Just in time for Bike to Work Day: Cyclists on Roosevelt Island were informed by the Roosevelt Island Operating Corporation this week that bikes may no longer be parked on public racks overnight. Here’s the vaguely Orwellian RIOC memo from yesterday, care of Roosevelt Island 360:

While we wish to encourage residents continuing to ride their
bicycles as it is a healthy activity, we wish to discourage residents
from storing their bicycles overnight on the bicycle racks throughout
the island.

Bicycles will be removed by the
Roosevelt Island Public Safety Department between the hours of 2:00
a.m. and 5:00 a.m. and stored at Public Safety for a period of 48
hours. If the owner retrieves their bicycle during the 48 hour period
there will be no charge for storing their bicycle. If the owner does
not retrieve their bicycle during the 48 hour period it will be donated
to the Thrift Shop.

Storing the bicycles on the
bike racks has been a quality of life issue for many residents, thus we
wish to address this quality of life issue.

Thank you for your anticipated cooperation.

How using a bike rack for its intended purpose could offend one’s quality of life sensibilities is an open question, and we have a call in to the RIOC for clarification. In the meantime, wonders one Roosevelt Island 360 reader:

Where else are we supposed to park our bikes over night? Is the RIOC
going to offer us any alternative? Are we supposed to bring our bikes
into our apartments now? How about we don’t allow cars to park on the
streets over night anymore?

Update: We got a call from RIOC President Steve Shane, who basically confirmed what Eric of Roosevelt Island 360 had to say. According to Shane, the new no-overnight parking rule is meant to keep racks clear of "rusty, abandoned bikes," and to make it easier for regular commuters and recreational cyclists to use them. Shane says the abundance of derelict bikes has caused an unwelcome "spillover," leading cyclists to chain up wherever they can. RIOC is still working on a permanent fix. "We are never finished looking at ideas," Shane said.

  • anonymous

    More importantly, why does bike parking affect people’s quality of life while they’re sleeping but not during the rest of the day when they’re awake and might actually see the bikes?

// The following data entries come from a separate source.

# adri-romsor/iterative_inference_segm

Measured on AMD Instinct MI355X. Metric: refined images/s (FCN-8 + standard DAE, 10-step iterative inference, 224x224, 11 classes), higher is better.
Workload: dtype f32; 1 GPU; BASELINE configs[1]: FCN-8 + standard DAE (f64c1p2, pool4, trackind, skip), 224x224x3, batch 64/GPU, 10 steps, step 0.1, early stop off; per batch: pred_fcn_fn, val_fn, pred_dae_fn+val_fn, refine, val_fn; global_batch=64, parallelism=dp1

## Files before the change

include/iiseg.h:

```cpp
#ifndef IISEG_H
#define IISEG_H

#include <stdint.h>

#ifdef __cplusplus
extern "C" {
#endif

typedef enum iiseg_status {
    IISEG_OK = 0,
    IISEG_ERR_NULL = -1,
    IISEG_ERR_SHAPE = -2,
    IISEG_ERR_ALIGN = -3,
    IISEG_ERR_LAUNCH = -4,
    IISEG_ERR_UNSUPPORTED = -5
} iiseg_status;

const char* iiseg_strerror(int status);
const char* iiseg_last_hip_error(void);
int iiseg_abi_version(void);
const char* iiseg_target_arch(void);

int iiseg_profile_begin(int capacity);
int iiseg_profile_count(void);
// ... 34 lines not shown
                        const float* pre, const float* pooled, const float* wp, const int32_t* ktab,
                        const float* bias, const float* add, float* out, float* pool_out);

int iiseg_conv_mask_supported(const iiseg_conv_desc* d);
int iiseg_conv_mask_f32(void* stream, const iiseg_conv_desc* d, const float* x1, const float* x2,
                        const float* pre, const float* pooled, const uint8_t* mask_in,
                        const float* wp, const int32_t* ktab, const float* bias, const float* add,
                        float* out, float* pool_out, uint8_t* mask_out);

int iiseg_conv_halo_seam(int on);
int64_t iiseg_conv_halo_seam_launches(void);

int iiseg_conv_bnrelu_supported(const iiseg_conv_desc* d);
int iiseg_conv_bnrelu_f32(void* stream, const iiseg_conv_desc* d, const float* x, int64_t x_bstride,
                          const float* beta, const float* gamma, const float* mean,
                          const float* inv_std, const float* wp, const int32_t* ktab,
                          const float* bias, float* out);

#define IISEG_WINO_INPUT 1u
#define IISEG_WINO_GEMM 2u
#define IISEG_WINO_OUTPUT 4u
#define IISEG_WINO_ALL 7u
#define IISEG_WINO_FUSED 8u
int iiseg_conv_wino_supported(const iiseg_conv_desc* d);
int64_t iiseg_conv_wino_weight_elems(const iiseg_conv_desc* d);
int64_t iiseg_conv_wino_workspace_elems(const iiseg_conv_desc* d);
int iiseg_conv_wino_pack_f32(void* stream, const iiseg_conv_desc* d, const float* w,
                             int64_t stride_o, int64_t stride_c, float* U);
int iiseg_conv_wino_f32(void* stream, const iiseg_conv_desc* d, const float* x1, const float* x2,
                        const float* pre, const float* pooled, const float* U, const float* bias,
                        const float* add, float* workspace, float* out, uint32_t stages);
int iiseg_conv_wino_input_wide(int on);
int iiseg_conv_wino_input_path(const iiseg_conv_desc* d, int mask_bytes);
int iiseg_conv_wino_pool_supported(const iiseg_conv_desc* d);
int iiseg_conv_wino_mask_f32(void* stream, const iiseg_conv_desc* d, const float* x1, const float* x2,
                             const float* pre, const float* pooled, const uint8_t* mask_in,
                             const float* U, const float* bias, const float* add, float* workspace,
                             float* out, float* pool_out, uint8_t* mask_out, uint32_t stages);

int iiseg_conv_wino_bf16_supported(const iiseg_conv_desc* d);
int64_t iiseg_conv_wino_bf16_weight_bytes(const iiseg_conv_desc* d);
int64_t iiseg_conv_wino_bf16_workspace_bytes(const iiseg_conv_desc* d);
int iiseg_conv_wino_bf16_pack(void* stream, const iiseg_conv_desc* d, const float* w,
                              int64_t stride_o, int64_t stride_c, void* U16);
int iiseg_conv_wino_bf16(void* stream, const iiseg_conv_desc* d, const float* x1, const float* x2,
                         const float* pre, const float* pooled, const void* U16, const float* bias,
                         const float* add, void* workspace, float* out, uint32_t stages);
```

    The only possible explanation I can think of is that there were bike burglaries and people are worried that having bikes out will tempt thieves onto the island and subsequently threaten other types of property as well. But none of this seems to have been mentioned in the notice.

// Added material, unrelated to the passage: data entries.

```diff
@@ -2355,7 +2418,8 @@
     }
     hipStream_t st = (hipStream_t)stream;
     MMK_CHECK_HIP(hipMemsetAsync(packed, 0xFF, sizeof(unsigned long long) * (size_t)B * N, st));
-    int rc = launch_nn(dim, source, target_planar, T, nullptr, nullptr, nullptr, nullptr, B, N, pl, packed, seed0, nullptr, nullptr, nullptr, st);
+    int rc = launch_nn(dim, source, target_planar, T, nullptr, nullptr, nullptr, nullptr, B, N, pl, packed, seed0, nullptr, nullptr, nullptr,
+                       nn_legacy(), st);
     if (rc != MMK_OK) return rc;
     hipLaunchKernelGGL(nn_unpack_kernel, dim3((B * N + 255) / 256), dim3(256), 0, st, packed, B * N, idx, d2);
     MMK_LAUNCH_CHECK();
```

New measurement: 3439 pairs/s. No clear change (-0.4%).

  • This is just sheer idiocy. There’s nothing else to say about it.

  • Marty Barfowitz

    Storing the bicycles on the bike racks has been a quality of life issue for many residents, thus we wish to address this quality of life issue.

    I would go ballistic if I were a person living on the Island who is dependent on a bicycle to get around.

    The bizarro nature of sentence above strongly suggests that RIOC does not have a rational or reasonable justification for banning parked bikes from bike racks. They can’t even explain why they are doing it. If you can’t park a bike at a bike rack, where can you park it?

    I can’t wait to find out what exactly the “quality of life issue” is and what other solutions were (and were not) considered by the RIOC “to address this quality of life issue.”

  • The only reason I can think of for such a policy is to allow them to remove orphan bikes from the racks.

  • t

    As a co-op owner and rider, I’d be more upset if all of those bikes were coming in and out of my building every night. If people want to leave them outside, let ’em!

    It would make sense if they said bikes left for a week or more would be moved, much like cars getting ticketed or towed for violating alternate side parking regs. But this makes ZERO sense.

  • Brooklyn

    People leave bikes outside, overnight? F-that. I value my bikes way too much.

    Bring them inside, people. Clean them and love them so they’ll give you long years of service.

    Is there a rule against bringing bikes indoors? If so, I better see similar rules for double-wide strollers and granny carts.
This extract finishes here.